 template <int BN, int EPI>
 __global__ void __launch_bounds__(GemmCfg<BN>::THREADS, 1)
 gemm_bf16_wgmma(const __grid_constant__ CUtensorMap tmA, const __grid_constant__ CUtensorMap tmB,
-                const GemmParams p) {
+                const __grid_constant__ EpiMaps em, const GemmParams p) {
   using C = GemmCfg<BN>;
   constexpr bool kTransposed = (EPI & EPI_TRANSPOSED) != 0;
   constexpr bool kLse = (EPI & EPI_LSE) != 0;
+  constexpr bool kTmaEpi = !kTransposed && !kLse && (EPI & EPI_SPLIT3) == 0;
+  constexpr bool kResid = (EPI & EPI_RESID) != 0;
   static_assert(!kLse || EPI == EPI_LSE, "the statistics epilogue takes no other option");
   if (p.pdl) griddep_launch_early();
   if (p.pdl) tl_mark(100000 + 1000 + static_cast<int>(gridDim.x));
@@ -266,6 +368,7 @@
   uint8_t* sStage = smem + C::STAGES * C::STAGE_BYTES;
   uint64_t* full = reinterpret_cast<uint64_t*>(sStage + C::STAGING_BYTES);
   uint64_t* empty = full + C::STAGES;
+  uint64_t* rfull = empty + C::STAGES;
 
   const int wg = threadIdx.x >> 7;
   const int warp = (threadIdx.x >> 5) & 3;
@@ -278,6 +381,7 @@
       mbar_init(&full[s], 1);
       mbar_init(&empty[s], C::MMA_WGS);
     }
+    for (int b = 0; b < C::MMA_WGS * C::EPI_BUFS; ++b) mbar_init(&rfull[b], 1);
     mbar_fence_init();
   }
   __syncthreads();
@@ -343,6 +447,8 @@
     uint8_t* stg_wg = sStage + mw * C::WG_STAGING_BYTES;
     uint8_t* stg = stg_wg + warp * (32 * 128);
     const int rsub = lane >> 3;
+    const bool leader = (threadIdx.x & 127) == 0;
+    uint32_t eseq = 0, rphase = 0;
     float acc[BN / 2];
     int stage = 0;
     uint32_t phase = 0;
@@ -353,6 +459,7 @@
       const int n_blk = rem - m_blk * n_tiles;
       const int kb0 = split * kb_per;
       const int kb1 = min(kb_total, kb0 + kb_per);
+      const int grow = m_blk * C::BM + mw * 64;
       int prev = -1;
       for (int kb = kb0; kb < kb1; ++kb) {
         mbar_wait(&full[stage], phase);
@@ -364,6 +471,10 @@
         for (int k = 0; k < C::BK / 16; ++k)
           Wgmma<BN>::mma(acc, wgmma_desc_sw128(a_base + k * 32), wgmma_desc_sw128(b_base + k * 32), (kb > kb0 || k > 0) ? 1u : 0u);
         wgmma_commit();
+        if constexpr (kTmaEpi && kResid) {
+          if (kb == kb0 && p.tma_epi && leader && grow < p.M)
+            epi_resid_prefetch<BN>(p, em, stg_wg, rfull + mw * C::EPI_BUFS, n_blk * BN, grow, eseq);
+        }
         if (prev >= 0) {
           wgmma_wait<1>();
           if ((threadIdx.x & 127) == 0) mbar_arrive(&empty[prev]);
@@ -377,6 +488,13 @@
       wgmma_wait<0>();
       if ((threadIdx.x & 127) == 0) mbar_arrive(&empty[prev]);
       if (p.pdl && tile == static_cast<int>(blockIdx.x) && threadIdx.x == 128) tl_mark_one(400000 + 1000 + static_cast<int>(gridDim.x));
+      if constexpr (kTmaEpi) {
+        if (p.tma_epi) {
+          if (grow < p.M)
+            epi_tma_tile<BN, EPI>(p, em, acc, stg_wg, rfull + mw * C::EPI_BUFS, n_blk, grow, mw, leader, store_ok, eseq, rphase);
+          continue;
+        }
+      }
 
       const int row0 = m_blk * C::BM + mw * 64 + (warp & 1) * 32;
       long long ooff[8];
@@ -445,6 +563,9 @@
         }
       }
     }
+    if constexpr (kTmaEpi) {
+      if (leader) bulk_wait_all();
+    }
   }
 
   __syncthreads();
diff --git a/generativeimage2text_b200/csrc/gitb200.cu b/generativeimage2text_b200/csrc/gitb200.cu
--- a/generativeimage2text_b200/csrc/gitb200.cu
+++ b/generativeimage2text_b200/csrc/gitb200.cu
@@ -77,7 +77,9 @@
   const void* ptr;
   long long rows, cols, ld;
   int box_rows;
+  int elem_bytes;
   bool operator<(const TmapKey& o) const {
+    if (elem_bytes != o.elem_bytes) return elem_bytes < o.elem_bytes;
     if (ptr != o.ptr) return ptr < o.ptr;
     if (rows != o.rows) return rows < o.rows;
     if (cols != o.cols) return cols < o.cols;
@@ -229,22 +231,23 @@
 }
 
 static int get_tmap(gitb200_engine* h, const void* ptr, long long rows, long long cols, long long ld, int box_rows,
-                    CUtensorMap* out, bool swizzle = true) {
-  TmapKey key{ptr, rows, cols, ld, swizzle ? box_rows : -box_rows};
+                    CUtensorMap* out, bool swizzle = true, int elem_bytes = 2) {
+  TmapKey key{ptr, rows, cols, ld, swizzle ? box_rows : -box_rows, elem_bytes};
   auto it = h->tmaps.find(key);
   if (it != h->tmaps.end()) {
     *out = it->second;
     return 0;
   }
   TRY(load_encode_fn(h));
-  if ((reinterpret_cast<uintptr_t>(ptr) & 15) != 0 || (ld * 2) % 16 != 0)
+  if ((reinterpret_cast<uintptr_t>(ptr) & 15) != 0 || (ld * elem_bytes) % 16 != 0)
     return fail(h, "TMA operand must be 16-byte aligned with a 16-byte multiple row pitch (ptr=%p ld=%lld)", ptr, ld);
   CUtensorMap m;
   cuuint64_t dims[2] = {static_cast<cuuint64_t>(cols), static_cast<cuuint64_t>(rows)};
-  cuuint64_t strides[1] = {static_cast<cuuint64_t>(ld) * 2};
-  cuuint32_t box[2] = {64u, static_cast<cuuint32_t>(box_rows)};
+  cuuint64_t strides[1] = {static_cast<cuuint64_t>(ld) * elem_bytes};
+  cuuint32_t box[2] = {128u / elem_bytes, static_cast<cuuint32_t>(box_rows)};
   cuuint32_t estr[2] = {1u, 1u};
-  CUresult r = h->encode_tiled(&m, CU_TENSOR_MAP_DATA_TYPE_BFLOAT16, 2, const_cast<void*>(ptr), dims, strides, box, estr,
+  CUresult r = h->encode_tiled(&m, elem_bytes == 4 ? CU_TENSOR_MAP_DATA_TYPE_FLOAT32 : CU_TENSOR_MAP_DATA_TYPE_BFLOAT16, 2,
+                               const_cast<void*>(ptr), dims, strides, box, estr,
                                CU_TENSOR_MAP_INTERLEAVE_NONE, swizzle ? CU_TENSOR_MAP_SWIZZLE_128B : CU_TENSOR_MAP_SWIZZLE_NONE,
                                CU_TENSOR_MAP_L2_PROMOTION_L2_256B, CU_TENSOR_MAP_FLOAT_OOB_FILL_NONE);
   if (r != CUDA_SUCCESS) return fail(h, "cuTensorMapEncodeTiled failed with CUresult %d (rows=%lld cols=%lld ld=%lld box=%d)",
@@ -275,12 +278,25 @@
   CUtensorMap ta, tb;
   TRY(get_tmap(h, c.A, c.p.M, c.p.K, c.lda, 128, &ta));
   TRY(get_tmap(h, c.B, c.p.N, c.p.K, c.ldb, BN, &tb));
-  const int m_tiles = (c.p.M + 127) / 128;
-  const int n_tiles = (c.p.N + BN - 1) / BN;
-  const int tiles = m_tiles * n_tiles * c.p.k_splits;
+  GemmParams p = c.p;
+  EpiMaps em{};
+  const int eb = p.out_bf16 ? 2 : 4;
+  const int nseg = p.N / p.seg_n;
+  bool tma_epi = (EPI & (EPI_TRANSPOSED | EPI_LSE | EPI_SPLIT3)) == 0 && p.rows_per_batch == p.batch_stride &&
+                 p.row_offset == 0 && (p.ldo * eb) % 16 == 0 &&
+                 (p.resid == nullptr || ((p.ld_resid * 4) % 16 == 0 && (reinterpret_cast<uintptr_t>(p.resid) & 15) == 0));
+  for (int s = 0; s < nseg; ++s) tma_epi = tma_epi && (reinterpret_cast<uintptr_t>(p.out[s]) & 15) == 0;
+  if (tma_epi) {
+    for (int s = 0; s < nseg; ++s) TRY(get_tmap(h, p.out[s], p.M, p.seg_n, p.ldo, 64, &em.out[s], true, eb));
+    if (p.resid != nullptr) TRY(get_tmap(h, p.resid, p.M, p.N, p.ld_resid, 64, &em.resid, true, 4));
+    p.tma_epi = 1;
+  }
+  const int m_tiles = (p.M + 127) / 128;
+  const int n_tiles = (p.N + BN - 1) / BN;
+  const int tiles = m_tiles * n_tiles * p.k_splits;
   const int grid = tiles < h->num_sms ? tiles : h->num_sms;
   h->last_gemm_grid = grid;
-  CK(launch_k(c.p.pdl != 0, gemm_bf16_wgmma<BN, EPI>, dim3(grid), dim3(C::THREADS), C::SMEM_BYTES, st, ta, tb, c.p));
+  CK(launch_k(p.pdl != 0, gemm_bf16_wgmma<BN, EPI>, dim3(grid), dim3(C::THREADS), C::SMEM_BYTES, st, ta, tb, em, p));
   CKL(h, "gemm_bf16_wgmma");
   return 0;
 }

==

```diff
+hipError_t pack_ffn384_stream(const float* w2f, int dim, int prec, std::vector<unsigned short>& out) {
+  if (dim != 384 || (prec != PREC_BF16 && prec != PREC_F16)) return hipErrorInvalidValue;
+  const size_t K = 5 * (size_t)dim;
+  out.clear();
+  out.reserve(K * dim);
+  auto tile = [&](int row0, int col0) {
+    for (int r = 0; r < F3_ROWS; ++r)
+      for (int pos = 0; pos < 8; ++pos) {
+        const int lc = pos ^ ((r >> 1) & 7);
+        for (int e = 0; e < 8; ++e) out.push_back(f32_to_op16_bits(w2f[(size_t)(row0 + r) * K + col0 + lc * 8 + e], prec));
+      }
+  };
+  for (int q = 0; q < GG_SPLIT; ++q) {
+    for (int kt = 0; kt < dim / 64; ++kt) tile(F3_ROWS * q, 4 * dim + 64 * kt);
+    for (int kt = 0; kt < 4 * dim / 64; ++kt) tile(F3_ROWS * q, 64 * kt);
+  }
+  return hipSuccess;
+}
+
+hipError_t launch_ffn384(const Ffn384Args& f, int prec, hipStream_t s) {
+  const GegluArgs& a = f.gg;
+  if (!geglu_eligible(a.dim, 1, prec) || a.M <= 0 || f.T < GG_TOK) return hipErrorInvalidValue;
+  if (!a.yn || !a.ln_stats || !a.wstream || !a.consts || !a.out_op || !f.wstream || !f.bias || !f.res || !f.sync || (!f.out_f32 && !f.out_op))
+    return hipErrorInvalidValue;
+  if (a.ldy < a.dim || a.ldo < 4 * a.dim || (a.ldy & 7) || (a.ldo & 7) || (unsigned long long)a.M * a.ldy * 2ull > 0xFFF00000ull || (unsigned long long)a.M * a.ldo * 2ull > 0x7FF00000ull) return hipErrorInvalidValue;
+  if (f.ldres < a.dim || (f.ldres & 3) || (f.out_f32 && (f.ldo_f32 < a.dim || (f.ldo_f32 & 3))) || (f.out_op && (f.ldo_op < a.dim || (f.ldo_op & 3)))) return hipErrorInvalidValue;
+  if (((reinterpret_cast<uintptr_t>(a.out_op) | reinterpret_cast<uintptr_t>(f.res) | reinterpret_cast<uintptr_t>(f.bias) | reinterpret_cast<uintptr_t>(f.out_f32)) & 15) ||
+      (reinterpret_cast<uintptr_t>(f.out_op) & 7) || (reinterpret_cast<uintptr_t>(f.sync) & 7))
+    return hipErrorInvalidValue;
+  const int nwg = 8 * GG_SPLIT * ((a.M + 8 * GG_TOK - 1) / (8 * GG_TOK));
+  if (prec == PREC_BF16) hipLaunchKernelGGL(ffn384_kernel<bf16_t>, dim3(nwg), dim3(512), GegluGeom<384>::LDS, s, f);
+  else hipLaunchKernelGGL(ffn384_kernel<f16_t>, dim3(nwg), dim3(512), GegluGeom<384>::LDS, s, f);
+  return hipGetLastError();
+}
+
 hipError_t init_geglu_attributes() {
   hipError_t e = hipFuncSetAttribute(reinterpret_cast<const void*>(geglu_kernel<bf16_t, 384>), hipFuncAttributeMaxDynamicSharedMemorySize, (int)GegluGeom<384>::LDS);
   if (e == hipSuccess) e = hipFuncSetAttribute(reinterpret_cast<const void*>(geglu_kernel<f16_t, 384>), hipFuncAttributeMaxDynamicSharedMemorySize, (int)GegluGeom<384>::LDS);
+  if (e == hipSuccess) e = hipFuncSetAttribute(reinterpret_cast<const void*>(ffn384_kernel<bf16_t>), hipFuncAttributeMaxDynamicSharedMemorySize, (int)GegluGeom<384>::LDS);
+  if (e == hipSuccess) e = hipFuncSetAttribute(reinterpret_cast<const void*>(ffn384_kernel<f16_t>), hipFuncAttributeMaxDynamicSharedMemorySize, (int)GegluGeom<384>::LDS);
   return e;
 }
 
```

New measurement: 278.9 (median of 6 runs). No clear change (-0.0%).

--

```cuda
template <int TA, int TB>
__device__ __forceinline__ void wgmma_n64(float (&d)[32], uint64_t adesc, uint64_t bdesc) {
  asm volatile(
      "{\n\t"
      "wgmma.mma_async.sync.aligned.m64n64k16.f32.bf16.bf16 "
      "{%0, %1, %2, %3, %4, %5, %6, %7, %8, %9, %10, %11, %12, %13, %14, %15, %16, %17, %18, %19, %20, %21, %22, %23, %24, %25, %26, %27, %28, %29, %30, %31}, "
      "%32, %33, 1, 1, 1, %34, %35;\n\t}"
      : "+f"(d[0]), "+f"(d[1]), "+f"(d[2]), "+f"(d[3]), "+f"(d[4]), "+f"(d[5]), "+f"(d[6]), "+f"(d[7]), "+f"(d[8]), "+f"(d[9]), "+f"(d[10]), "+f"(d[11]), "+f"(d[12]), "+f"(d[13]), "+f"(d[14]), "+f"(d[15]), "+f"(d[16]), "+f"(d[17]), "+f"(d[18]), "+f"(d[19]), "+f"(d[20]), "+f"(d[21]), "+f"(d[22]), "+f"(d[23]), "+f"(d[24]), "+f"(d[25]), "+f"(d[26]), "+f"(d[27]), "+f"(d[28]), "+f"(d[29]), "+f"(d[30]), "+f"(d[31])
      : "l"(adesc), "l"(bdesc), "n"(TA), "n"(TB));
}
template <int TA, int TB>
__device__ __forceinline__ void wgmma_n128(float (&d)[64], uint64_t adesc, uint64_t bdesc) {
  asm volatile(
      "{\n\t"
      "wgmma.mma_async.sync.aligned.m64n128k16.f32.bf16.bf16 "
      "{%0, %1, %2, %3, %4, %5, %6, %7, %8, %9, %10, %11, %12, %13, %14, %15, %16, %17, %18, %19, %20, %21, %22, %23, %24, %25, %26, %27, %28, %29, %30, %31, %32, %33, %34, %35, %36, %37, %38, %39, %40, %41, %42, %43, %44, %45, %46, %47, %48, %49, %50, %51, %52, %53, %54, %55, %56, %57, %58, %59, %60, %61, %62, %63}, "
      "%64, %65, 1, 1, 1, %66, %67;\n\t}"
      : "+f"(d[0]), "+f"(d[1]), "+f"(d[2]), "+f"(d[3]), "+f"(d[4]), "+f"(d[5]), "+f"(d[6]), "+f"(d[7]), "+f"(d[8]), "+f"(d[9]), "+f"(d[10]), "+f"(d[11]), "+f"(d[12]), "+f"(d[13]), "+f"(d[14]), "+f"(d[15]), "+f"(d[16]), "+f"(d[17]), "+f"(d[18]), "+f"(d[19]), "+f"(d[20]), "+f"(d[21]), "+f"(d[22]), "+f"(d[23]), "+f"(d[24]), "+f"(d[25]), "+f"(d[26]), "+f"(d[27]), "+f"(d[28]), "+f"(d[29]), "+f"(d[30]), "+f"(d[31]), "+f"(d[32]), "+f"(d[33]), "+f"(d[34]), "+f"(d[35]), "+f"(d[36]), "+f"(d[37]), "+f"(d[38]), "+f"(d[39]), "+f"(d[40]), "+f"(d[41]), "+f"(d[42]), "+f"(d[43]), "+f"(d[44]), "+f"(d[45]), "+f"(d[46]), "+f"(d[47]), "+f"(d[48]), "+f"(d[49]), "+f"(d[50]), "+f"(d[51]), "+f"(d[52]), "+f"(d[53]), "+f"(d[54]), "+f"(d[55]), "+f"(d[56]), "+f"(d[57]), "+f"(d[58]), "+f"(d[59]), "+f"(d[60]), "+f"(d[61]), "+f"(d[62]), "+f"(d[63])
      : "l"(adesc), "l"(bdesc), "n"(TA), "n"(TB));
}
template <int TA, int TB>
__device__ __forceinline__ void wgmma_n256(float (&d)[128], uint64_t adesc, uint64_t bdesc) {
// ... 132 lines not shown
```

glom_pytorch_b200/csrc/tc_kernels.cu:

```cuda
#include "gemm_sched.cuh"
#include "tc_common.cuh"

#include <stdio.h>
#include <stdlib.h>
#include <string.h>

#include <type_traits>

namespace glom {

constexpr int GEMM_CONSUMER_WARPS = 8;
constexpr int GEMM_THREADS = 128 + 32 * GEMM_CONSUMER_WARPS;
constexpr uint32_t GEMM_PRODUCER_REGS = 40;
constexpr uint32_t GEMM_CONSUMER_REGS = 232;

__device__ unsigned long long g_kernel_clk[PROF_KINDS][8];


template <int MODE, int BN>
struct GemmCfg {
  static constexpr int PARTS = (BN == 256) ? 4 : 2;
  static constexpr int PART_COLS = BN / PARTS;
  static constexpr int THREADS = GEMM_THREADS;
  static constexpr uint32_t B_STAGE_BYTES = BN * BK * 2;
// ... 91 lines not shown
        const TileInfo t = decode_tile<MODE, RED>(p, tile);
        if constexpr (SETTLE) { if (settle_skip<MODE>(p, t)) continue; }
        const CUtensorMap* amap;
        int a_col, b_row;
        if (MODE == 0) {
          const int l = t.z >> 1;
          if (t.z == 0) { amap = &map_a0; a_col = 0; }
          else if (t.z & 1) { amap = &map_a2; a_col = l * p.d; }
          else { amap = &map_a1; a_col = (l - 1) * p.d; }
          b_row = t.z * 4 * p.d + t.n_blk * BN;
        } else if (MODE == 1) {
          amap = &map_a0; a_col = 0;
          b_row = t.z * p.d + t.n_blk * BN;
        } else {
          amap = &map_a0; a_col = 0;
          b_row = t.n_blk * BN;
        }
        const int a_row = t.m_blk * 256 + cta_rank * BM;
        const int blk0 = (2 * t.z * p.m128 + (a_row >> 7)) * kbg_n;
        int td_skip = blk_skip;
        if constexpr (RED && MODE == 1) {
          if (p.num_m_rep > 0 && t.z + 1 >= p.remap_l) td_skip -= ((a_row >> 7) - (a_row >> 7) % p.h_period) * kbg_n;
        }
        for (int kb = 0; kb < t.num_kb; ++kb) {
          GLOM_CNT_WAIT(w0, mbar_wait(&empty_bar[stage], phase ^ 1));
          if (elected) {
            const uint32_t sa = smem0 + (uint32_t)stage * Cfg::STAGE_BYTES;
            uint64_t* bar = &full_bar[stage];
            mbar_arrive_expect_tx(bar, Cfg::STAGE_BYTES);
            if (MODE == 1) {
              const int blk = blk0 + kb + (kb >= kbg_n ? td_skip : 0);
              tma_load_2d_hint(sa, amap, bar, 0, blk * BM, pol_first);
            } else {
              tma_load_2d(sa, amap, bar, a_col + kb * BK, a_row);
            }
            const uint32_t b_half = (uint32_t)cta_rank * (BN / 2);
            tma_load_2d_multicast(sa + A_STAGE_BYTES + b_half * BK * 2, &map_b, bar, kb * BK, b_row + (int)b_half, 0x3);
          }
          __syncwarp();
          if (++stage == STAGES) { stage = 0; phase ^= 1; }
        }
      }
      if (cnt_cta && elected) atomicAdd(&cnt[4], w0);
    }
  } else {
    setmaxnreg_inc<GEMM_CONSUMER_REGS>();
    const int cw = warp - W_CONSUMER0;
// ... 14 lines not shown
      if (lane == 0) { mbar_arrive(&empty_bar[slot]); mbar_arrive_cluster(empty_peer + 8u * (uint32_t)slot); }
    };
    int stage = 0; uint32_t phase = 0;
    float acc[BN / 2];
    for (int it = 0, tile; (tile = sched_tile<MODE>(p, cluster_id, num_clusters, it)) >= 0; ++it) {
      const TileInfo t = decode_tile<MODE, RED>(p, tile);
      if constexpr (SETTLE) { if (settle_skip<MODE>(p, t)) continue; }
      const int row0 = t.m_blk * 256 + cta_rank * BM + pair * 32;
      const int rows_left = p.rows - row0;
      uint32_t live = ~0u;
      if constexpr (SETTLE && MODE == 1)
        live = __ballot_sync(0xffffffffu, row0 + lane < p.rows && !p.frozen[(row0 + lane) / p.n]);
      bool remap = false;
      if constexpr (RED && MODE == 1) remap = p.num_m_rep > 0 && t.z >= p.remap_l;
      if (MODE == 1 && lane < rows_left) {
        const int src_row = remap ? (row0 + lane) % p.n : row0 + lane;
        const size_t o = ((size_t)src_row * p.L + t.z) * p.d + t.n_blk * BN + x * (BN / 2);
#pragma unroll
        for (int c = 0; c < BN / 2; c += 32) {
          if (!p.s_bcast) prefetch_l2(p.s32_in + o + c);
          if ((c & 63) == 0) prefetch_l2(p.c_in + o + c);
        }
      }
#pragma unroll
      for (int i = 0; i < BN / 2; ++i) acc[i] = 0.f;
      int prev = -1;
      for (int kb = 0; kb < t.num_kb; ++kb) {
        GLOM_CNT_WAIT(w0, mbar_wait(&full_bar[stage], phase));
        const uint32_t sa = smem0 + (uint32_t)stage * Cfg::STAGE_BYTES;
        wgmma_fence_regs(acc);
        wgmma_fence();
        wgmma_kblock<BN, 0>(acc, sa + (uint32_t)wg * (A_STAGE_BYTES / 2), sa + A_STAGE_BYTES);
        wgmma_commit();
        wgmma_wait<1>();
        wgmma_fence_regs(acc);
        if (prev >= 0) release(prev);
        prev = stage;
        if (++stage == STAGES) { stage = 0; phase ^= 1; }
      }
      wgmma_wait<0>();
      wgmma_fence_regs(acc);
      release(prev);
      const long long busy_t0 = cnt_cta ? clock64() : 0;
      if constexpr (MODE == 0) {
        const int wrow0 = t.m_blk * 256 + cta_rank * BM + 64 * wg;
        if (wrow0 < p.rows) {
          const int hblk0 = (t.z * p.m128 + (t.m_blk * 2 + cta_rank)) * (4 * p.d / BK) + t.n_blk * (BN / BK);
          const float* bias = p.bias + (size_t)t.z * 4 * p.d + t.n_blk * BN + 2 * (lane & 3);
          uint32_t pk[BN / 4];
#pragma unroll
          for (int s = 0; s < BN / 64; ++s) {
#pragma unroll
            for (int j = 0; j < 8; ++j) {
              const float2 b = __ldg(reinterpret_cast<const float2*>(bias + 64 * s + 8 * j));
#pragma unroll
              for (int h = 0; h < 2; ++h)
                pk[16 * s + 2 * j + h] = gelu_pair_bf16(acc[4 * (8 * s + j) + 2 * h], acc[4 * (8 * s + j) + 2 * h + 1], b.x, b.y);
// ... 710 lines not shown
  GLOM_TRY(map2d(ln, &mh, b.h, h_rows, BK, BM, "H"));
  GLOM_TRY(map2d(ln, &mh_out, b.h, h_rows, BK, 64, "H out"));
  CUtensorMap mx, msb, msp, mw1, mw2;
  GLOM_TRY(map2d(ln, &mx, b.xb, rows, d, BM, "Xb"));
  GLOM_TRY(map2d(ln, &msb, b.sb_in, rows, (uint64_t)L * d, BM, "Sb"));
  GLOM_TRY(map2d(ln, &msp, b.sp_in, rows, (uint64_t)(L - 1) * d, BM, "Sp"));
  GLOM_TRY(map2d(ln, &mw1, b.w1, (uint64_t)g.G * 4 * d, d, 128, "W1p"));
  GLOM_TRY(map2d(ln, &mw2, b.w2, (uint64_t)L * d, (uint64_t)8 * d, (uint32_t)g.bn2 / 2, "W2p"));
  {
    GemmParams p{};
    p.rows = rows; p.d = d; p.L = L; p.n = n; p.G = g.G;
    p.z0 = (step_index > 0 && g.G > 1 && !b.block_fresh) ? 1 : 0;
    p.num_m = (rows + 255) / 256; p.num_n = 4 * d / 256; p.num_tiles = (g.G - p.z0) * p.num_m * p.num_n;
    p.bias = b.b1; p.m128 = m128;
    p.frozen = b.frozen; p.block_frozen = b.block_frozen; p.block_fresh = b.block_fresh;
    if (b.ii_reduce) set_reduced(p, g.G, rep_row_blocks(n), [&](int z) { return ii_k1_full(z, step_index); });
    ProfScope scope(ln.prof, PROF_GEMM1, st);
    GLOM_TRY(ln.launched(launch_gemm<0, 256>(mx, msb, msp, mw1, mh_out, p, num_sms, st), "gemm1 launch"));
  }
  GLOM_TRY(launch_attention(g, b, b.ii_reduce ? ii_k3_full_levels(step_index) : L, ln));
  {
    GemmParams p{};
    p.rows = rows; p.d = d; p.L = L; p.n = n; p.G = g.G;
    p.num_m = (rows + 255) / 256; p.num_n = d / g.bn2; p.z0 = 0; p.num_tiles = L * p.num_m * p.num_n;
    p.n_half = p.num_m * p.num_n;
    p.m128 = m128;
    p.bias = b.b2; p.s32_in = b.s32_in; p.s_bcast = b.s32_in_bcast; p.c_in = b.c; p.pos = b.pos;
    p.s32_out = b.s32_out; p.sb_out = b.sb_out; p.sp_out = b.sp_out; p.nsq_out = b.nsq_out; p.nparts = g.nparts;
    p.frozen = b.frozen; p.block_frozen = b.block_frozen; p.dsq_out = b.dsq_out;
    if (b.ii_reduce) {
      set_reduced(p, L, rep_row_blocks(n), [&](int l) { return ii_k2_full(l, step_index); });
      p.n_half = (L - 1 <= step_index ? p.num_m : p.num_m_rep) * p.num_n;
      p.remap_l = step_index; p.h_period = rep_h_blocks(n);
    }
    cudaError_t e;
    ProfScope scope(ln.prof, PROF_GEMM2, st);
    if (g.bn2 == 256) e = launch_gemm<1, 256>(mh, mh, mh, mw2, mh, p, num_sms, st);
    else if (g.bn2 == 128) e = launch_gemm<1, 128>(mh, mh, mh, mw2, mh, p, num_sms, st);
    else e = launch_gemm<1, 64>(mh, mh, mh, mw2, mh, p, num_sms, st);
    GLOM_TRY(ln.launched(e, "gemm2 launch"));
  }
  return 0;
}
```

• _AIM OF THE TASK_:
Using the records above, count the lines containing "scope". Give no words besides the number.

• _ANSWER TO THE EXERCISE_:
2